Problem description
Find every line in the records below that contains the word "double", and copy each such line.

[Extracted records]
static hipError_t pool_alloc(hm_ctx *h, long long cap)
{
    const size_t pc = (size_t)cap;
    h->pool.cap = 0;
    hipError_t e = h->own.grow(&h->pool.live, (pc / 64 + 1) * sizeof(int));
    for (short2 **q : {&h->pool.xi, &h->pool.yi})
        if (e == hipSuccess) e = h->own.grow(q, pc * sizeof(short2));
    for (float **q : {&h->pool.xfx, &h->pool.xfy, &h->pool.yfx, &h->pool.yfy, &h->pool.vxfx, &h->pool.vyfy})
        if (e == hipSuccess) e = h->own.grow(q, pc * sizeof(float));
    if (e == hipSuccess) h->pool.cap = cap;
    return e;
}
int pool_grow(hm_ctx *h, const char *who)
{
    std::vector<int> area(h->N);
    HM_HIP(hipMemcpyAsync(area.data(), h->d_area, (size_t)h->N * sizeof(int), hipMemcpyDeviceToHost, h->stream));
// ... 144 lines not shown
        dev(&h->d_Wprior, nn);
        dev(&h->d_gain, n4 * 3 * sizeof(double));
        h->pin_n = 2 * (n4 + RES_HEAD + n4 * 4 + n4 * 3) + 2;
        if (e == hipSuccess) e = h->own.host_alloc(&h->pin, h->pin_n * sizeof(double), hipHostMallocCoherent);
        if (e == hipSuccess) memset(h->pin, 0, h->pin_n * sizeof(double));
        h->pin_scratch = (int *)(h->pin + h->pin_n - 2);
        h->resv.assign(n4 + RES_HEAD, 0.0);
        h->tail.v.assign(n4 * 7, 0.0);
        dev(&h->d_X0, n4 * sizeof(double));
        dev(&h->pool.hdr, (size_t)4 * N * sizeof(int));
        dev(&h->pool.overflow, sizeof(int));
        dev(&h->d_area, (size_t)N * sizeof(int));
        h->pool.area = h->d_area;
        if (e == hipSuccess) e = pool_alloc(h, (long long)8 * W * H);
        dev(&h->d_Xn, n4 * sizeof(double));
        for (Targets *t : {&h->ref, &h->P, &h->Q})
            if (e == hipSuccess) e = alloc_targets(h->own, *t, n);
    }
    if (e != hipSuccess) {
        hm_set_error("hm_ctx_create: device allocation failed: %s", hipGetErrorString(e));
        step(HM_ERR_HIP);
    }
    if (rc != HM_OK) {
        ctx_free(h);
        return rc;
    }
    h->h_partial.resize((size_t)h->red_blocks * 4);
    h->h_tpart.resize((size_t)h->ntiles * RI_NV);
    *out = h;
    return HM_OK;
// ... 29 lines not shown
    int step;
    void (*set)(hm_ctx *, long long);
    const char *must;
} tune_keys[] = {
    {"measure_split", 1, MEAS_VSPLIT_MAX, 1, TUNE_SET(vsplit), nullptr},
    {"edge_split", 1, MEAS_VSPLIT_MAX, 1, TUNE_SET(esplit), nullptr},
    {"chol_flow", 0, 1, 1, TUNE_SET(chol_flow), "must be 0 (one launch per block step) or 1 (one persistent launch)"},
    {"chol_flow_wgs", 2, 2048, 1, TUNE_SET(flow_wgs), "must be in 2..2048 (the chain workgroup and at least one task workgroup)"},
    {"render_rows", 8, 16, 8, TUNE_SET(render_rows), "must be 8 or 16"},
    {"chol_flow_stall", 0, 100000, 1, TUNE_SET(flow_stall), nullptr},
    {"result_delay", 0, 5000, 1, TUNE_SET(result_delay), "must be in 0..5000 (microseconds)"},
    {"tail_async", 0, 1, 1, TUNE_SET(tail.async), "must be 0 or 1"},
    {"tail_split", 0, 1, 1, TUNE_SET(tail.split), "must be 0 or 1"},
    {"newton_fail", 0, 1, 1, TUNE_SET(newton4.fail), "must be 0 or 1"},
    {"speculate", 0, 1, 1, TUNE_SET(speculate), "must be 0 or 1"},
    {"body_stats_cap", 1, BODY_STATS_CAP, 1, TUNE_SET(body.stats_cap), nullptr},
    {"deep_col_entries", DEEP_COL_ENTRIES_MIN, DEEP_COL_ENTRIES_MAX, 1, TUNE_SET(body.deep_col_entries), nullptr},
    {"body_rec_chunk", 0, INT32_MAX, 1, TUNE_SET(rec.chunk), "must be >= 0 (0: the default size)"},
    {"rec_tp_frames", 1, REC_TP_MAX, 1, TUNE_SET(rec.tp_frames), nullptr},
    {"rec_bl_frames", 1, REC_BL_MAX, 1, TUNE_SET(rec.bl_frames), nullptr},
    {"rec_res_frames", 1, REC_RES_MAX, 1, TUNE_SET(rec.res_frames), nullptr},
    {"rec_map_frames", 1, REC_MAP_MAX, 1, TUNE_SET(rec.map_frames), nullptr},
    {"rec_null_frames", 1, REC_NULL_MAX, 1, TUNE_SET(rec.null_frames), nullptr},
    {"rec_tm_frames", 1, REC_TM_MAX, 1, TUNE_SET(rec.tm_frames), nullptr},
    {"rec_gram_bytes", 64, REC_GRAM_BYTES_MAX, 64, TUNE_SET(rec.gram_bytes), "must be a multiple of 64 in 64..131008"},
    {"rec_scratch_bytes", 1, 1 << 30, 1, TUNE_SET(rec.scr_bytes), nullptr},
    {"rec_ev_bytes", 1, 1ll << 34, 1, TUNE_SET(rec.ev_bytes), nullptr},
};
#undef TUNE_SET
static const TuneKey *tune_find(const char *key)
// ... 122 lines not shown
    a.ref = h->ref;
    a.obs = obs_of(h, masked);
    a.X = dX;
    a.delta = deltaX;
    a.out = h->d_out;
    a.pool = h->pool;
    a.vsplit = h->vsplit;
    a.esplit = h->esplit;
    a.iZ = 1.0 / h->eps_Z; a.iJ = 1.0 / h->eps_J; a.iM = 1.0 / h->eps_M;
    a.cfgs = h->d_cfgs;
    a.ubox = h->d_ubox;
    a.tmask = h->d_tmask;
    a.tlist = h->d_tlist;
    a.tcount = h->d_tcount;
    a.tmask_stride = TMASK_STRIDE;
}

Task output
        dev(&h->d_gain, n4 * 3 * sizeof(double));
        if (e == hipSuccess) e = h->own.host_alloc(&h->pin, h->pin_n * sizeof(double), hipHostMallocCoherent);
        if (e == hipSuccess) memset(h->pin, 0, h->pin_n * sizeof(double));
        dev(&h->d_X0, n4 * sizeof(double));
        dev(&h->d_Xn, n4 * sizeof(double));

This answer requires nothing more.